**** RECORDS PROVIDED ****
# AKASH2907/pi-consistency-activity-detection

Measured on AMD Instinct MI355X. Metric: train clips/sec (bs=8, 16×224×224, I3D+caps+bv cons) at 1/2/4/8 GPU, higher is better.
Workload: dtype f32 (fp32 operands and fp32 accumulation everywhere; 33 of the 79 conv / input-gradient launches and the 3x3x3 / 1x1x1 weight gradients multiply on the bf16 matrix cores: every fp32 operand as the exact sum of 3 bf16 terms, 6 products on v_mfma_f32_32x32x16_bf16, hi / lo fp32 accumulators -- error v

## Files before the change

### include/picons.h

```cpp
#ifndef PICONS_H
#define PICONS_H
#include <stdint.h>
#ifdef __cplusplus
extern "C" {
#endif

typedef void* pc_stream;

#define PC_OK            0
#define PC_E_ARG        -1
#define PC_E_LAUNCH     -2
#define PC_E_NODEVICE   -3

#define PC_ACT_NONE 0
#define PC_ACT_RELU 1
#define PC_ACT_SIGMOID 2

#define PC_F_ACCUM   1
#define PC_F_BIAS    2
#define PC_F_CSCALE  4
#define PC_F_BNPART  8
#define PC_F_NFAST   16
#define PC_F_TOUT    32
#define PC_F_CI3     64
// ... 91 lines not shown
    pc_wgrad_desc d;
    const float* D; const float* S; float* g;
} pc_wgrad_job;
int pc_conv_wgrad_multi(const pc_wgrad_job* jobs, int njobs, pc_stream s);

int pc_bn_finalize(const float* part, int nparts_per_group, int groups, int C, int64_t count_per_group,
                   const float* gamma, const float* beta, float eps, float momentum,
                   float* running_mean, float* running_var, float* stat, pc_stream s);
int64_t pc_bn_finalize_ws_floats(int nparts_per_group, int groups, int C);
int pc_bn_finalize_ws(const float* part, int nparts_per_group, int groups, int C, int64_t count_per_group,
                      const float* gamma, const float* beta, float eps, float momentum,
                      float* running_mean, float* running_var, float* stat, float* ws, pc_stream s);
int pc_bn_apply(const float* z, int ldz, const float* stat, int C, int64_t rows, int groups, float* y,
                int ldy, int relu, pc_stream s);
int pc_bn_finalize_apply_ok(int nparts_per_group, int C);
int pc_bn_finalize_apply(const float* part, int nparts_per_group, int groups, int C, int64_t count_per_group, const float* gamma, const float* beta,
                         float eps, float momentum, float* running_mean, float* running_var, float* stat, const float* z, int ldz, int64_t rows,
                         float* y, int ldy, int relu, pc_stream s);
int pc_bn_eval_stat(const float* gamma, const float* beta, const float* running_mean,
                    const float* running_var, float eps, int C, float* stat, pc_stream s);
int64_t pc_bn_bwd_ws_floats(int64_t rows, int C, int groups);
int pc_bn_bwd(const float* dy, int lddy, const float* z, int ldz, const float* stat, int C,
              int64_t rows, int groups, int relu, float* dz, int lddz, float* dgamma, float* dbeta,
              int accum, float* ws, pc_stream s);

typedef struct pc_pool_desc {
    int32_t N, Ti, Hi, Wi, C, ldi;
    int32_t To, Ho, Wo, ldo;
    int32_t k[3], s[3], padf[3];
} pc_pool_desc;
int pc_maxpool_fwd(const pc_pool_desc* d, const float* x, float* y, uint8_t* argmax, pc_stream s);
int pc_maxpool_bwd(const pc_pool_desc* d, const float* dy, const uint8_t* argmax, float* dx,
                   int accum, pc_stream s);

int pc_channel_scale(const float* x, int ldx, const float* scale, int N, int64_t pos_per_n, int C,
                     float* y, int ldy, int accum, pc_stream s);
int64_t pc_act_bwd_ws_floats(int64_t rows, int C);
int pc_act_bwd(const float* dy, int lddy, const float* y, int ldy, int act, int C, int64_t rows,
               float* dz, int lddz, float* dbias, int accum, float* ws, pc_stream s);
int pc_ncdhw_to_ndhwc(const void* src, int src_is_f64, int N, int C, int64_t thw, int W, int Cpad,
                      int flipw, float* dst, pc_stream s);
int pc_ndhwc_to_ncdhw(const float* src, int ld, int N, int C, int64_t thw, float* dst, pc_stream s);
int pc_transpose_batched(const float* src, int batch, int R, int Cc, int64_t src_batch_stride,
                         int src_ld, float* dst, int64_t dst_batch_stride, int dst_ld, int accum,
                         pc_stream s);
typedef struct pc_transpose_job {
    uint64_t src, dst;
    int64_t  src_batch_stride, dst_batch_stride;
    int32_t  batch, R, C, src_ld, dst_ld, accum;
    int32_t  nslices, reserved;
    int64_t  slice_stride;
} pc_transpose_job;
int pc_transpose_multi(const pc_transpose_job* jobs, int njobs, pc_stream s);
int pc_col2im(const float* cols, int N, int Ho, int Wo, int KH, int KW, int C, float* dx, int lddx,
              int accum, pc_stream s);
int pc_seg_frame_counts(const float* logits, const float* gt, int64_t nframes, int64_t pix, int32_t* counts, pc_stream s);
int pc_map_accumulate(const int32_t* counts, int64_t nframes, int label, int ncls, int32_t* frame_hits, int32_t* video_hits,
                      int32_t* n_frames, int32_t* n_vids, pc_stream s);
int     pc_val_record_words(int B);
int64_t pc_val_metrics_ws_floats(int B, int64_t pix);
int     pc_val_metrics(const float* output, const float* loc_msk, const float* predicted_action, const int32_t* action, int B, int64_t pix,
                       int C, int32_t* record, float* ws, pc_stream s);
int pc_clip_from_u8(const uint8_t* video, int F, int H, int W, const int32_t* span8, int h0, int w0, int S,
                    const int32_t* rects, int R, float* data, float* aug, float* mask, pc_stream s);
int pc_clip_from_u8_masks(const uint8_t* video, int F, int H, int W, const int32_t* span8, int h0, int w0, int S,
                          const uint8_t* maskframes, const int32_t* valid8, float* data, float* aug, float* mask, float* mask_cls,
// ... 56 lines not shown
    float   bv_wt, gv_wt, wt_loc, wt_cons, wt_ramp;
} pc_loss_desc;
int64_t pc_loss_ws_floats(const pc_loss_desc* d);
int pc_consistency_loss(const pc_loss_desc* d, const float* output, const float* flip_op,
                        const float* seg, const int32_t* labeled, float* scalars, float* d_output,
                        float* d_flip_op, float* mask_bv, float* mask_gv, float* ws, pc_stream s);
int pc_var_mask(const float* pred, const float* flip_pred, int B, int T, int H, int W, int n_frames,
                int use_sig, float* mask, float* ws, pc_stream s);
int pc_grad_mask(const float* pred, int B, int T, int H, int W, float lower, float upper,
                 float* mask, float* ws, pc_stream s);
int pc_spread_loss(const float* x, const float* cls, const int32_t* labeled, int Bn, int C, float m,
                   float wt, float* out, float* dx, pc_stream s);

int pc_adam_step(float* p, const float* g, float* m, float* v, int64_t n, float lr, float b1,
                 float b2, float eps, int step, float gscale, pc_stream s);

typedef struct pc_axis_desc {
    int32_t R, I, O, C;
    int32_t in_split, out_split, act, act_c0, accum;
    int32_t in_sr, in_hi, in_lo, out_sr, out_hi, out_lo;
} pc_axis_desc;
int pc_axis_linear(const pc_axis_desc* d, const float* in, const float* M, const float* bias, float* out, pc_stream s);
int pc_wspec_fwd(const float* in, const float* tw, int A, int B, int KY, int KX, int U, int Ur, float* out, pc_stream s);
int pc_wspec_bwd(const float* dV, const float* tw, int A, int B, int KY, int KX, int U, int Ur, float* kg, pc_stream s);

int pc_wspec_master_fwd(const float* w, const float* tw, int Acnt, int a0, int Atot, int B, int KY, int KX, int U, int Ur,
                        float* out_f, float* out_t, pc_stream s);
int pc_wspec_master_planes(const float* w, const float* tw, int Acnt, int a0, int Atot, int B, int KY, int KX, int U, int Ur,
                           uint16_t* out_f, uint16_t* out_t, int64_t plane_stride, pc_stream s);
int pc_wspec_master_bwd(const float* dV, const float* tw, int Acnt, int a0, int Atot, int B, int KY, int KX, int U, int Ur,
                        float* dw, int accum, pc_stream s);

int pc_tail6_weights(const float* wf, int N, int Ci, float* W5f, float* W5t, pc_stream s);
int pc_tail6_gather(const float* cols, const float* bc, const float* bsm, int N, int It, int Ih, int Iw, float* out, pc_stream s);
int pc_tail6_scatter(const float* dout, int N, int It, int Ih, int Iw, float* dcols, pc_stream s);
int pc_tail6_wgrad_map(const float* dW5, int N, int Ci, float* Gc, pc_stream s);
int pc_tail6_wgrad_map_slices(float* ws, const int32_t* nslices8, int N, int Ci, float* Gc, pc_stream s);
int pc_tail6_bias_sums(const float* dout, int N, int It, int Ih, int Iw, float* sums, pc_stream s);
int64_t pc_tail6_bias_sums_ws_floats(int N, int It, int Ih, int Iw);
int pc_tail6_bias_sums_ws(const float* dout, int N, int It, int Ih, int Iw, float* sums, float* ws, pc_stream s);

typedef struct pc_op {
    int32_t  kind;
    int32_t  i[48];
    float    f[8];
    int32_t  lane;
    uint64_t p[12];
    int64_t  l[4];
} pc_op;
enum {
    PC_OP_CONV = 1, PC_OP_WGRAD, PC_OP_BN_FINALIZE, PC_OP_BN_APPLY, PC_OP_BN_EVAL_STAT, PC_OP_BN_BWD,
    PC_OP_POOL_FWD, PC_OP_POOL_BWD, PC_OP_CHSCALE, PC_OP_ACT_BWD, PC_OP_TO_NDHWC, PC_OP_TO_NCDHW,
    PC_OP_TRANSPOSE, PC_OP_FILL, PC_OP_AXPY, PC_OP_EM_FWD, PC_OP_EM_BWD, PC_OP_CMASK_FWD,
    PC_OP_CMASK_BWD, PC_OP_TAPSUM_FWD, PC_OP_TAPSUM_BWD, PC_OP_LOSS, PC_OP_SPREAD, PC_OP_ADAM,
    PC_OP_TAIL_COMBINE, PC_OP_TAIL_COLSUM, PC_OP_TAIL_GRADS, PC_OP_COL2IM,
    PC_OP_AXIS,
    PC_OP_WSPEC_FWD,
    PC_OP_WSPEC_BWD,
    PC_OP_WSPEC_MASTER_FWD,
    PC_OP_WSPEC_MASTER_BWD,
    PC_OP_TAIL6_WEIGHTS,
    PC_OP_TAIL6_GATHER,
    PC_OP_TAIL6_SCATTER,
    PC_OP_TAIL6_WGRAD_MAP,
    PC_OP_TAIL6_BIAS_SUMS,
    PC_OP_TRANSPOSE_MULTI,
// ... 28 lines not shown
```

### pi-consistency-activity-detection_amd/capi.py

```python
import ctypes as C
import os

import numpy as np

_HERE = os.path.dirname(os.path.abspath(__file__))
DIAG = os.environ.get("PICONS_DIAG_LIB", "0") not in ("", "0")
DIAG_SWITCHES = ("PICONS_CONV_ABLATE", "PICONS_WGRAD_ABLATE", "PICONS_WINO_VARIANT")
LIB_PATH = os.path.join(_HERE, "libpicons_diag.so" if DIAG else "libpicons.so")
if os.environ.get("PICONS_LIB_NAME"):
    LIB_PATH = os.path.join(_HERE, os.path.basename(os.environ["PICONS_LIB_NAME"]))
_lib = None

i32, i64, f32, vp = C.c_int32, C.c_int64, C.c_float, C.c_void_p


class ConvDesc(C.Structure):
    _fields_ = [(n, i32) for n in ("N", "Ti", "Hi", "Wi", "Ci", "ldi", "Tq", "Hq", "Wq", "To", "Ho", "Wo", "Co", "ldo")] + \
               [(n, i32 * 3) for n in ("ostr", "ooff", "istr", "ntap", "ioff0", "istep", "wk0", "wkstep")] + \
               [(n, i32) for n in ("KT", "KH", "KW", "ldw", "act", "flags", "wgstride", "bgstride", "act_c0", "groups")]
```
****
WORK ORDER: Copy out every line from the data above in which the word "lddy" occurs.

ANSWER TO THIS EXERCISE:
int pc_bn_bwd(const float* dy, int lddy, const float* z, int ldz, const float* stat, int C,
int pc_act_bwd(const float* dy, int lddy, const float* y, int ldy, int act, int C, int64_t rows,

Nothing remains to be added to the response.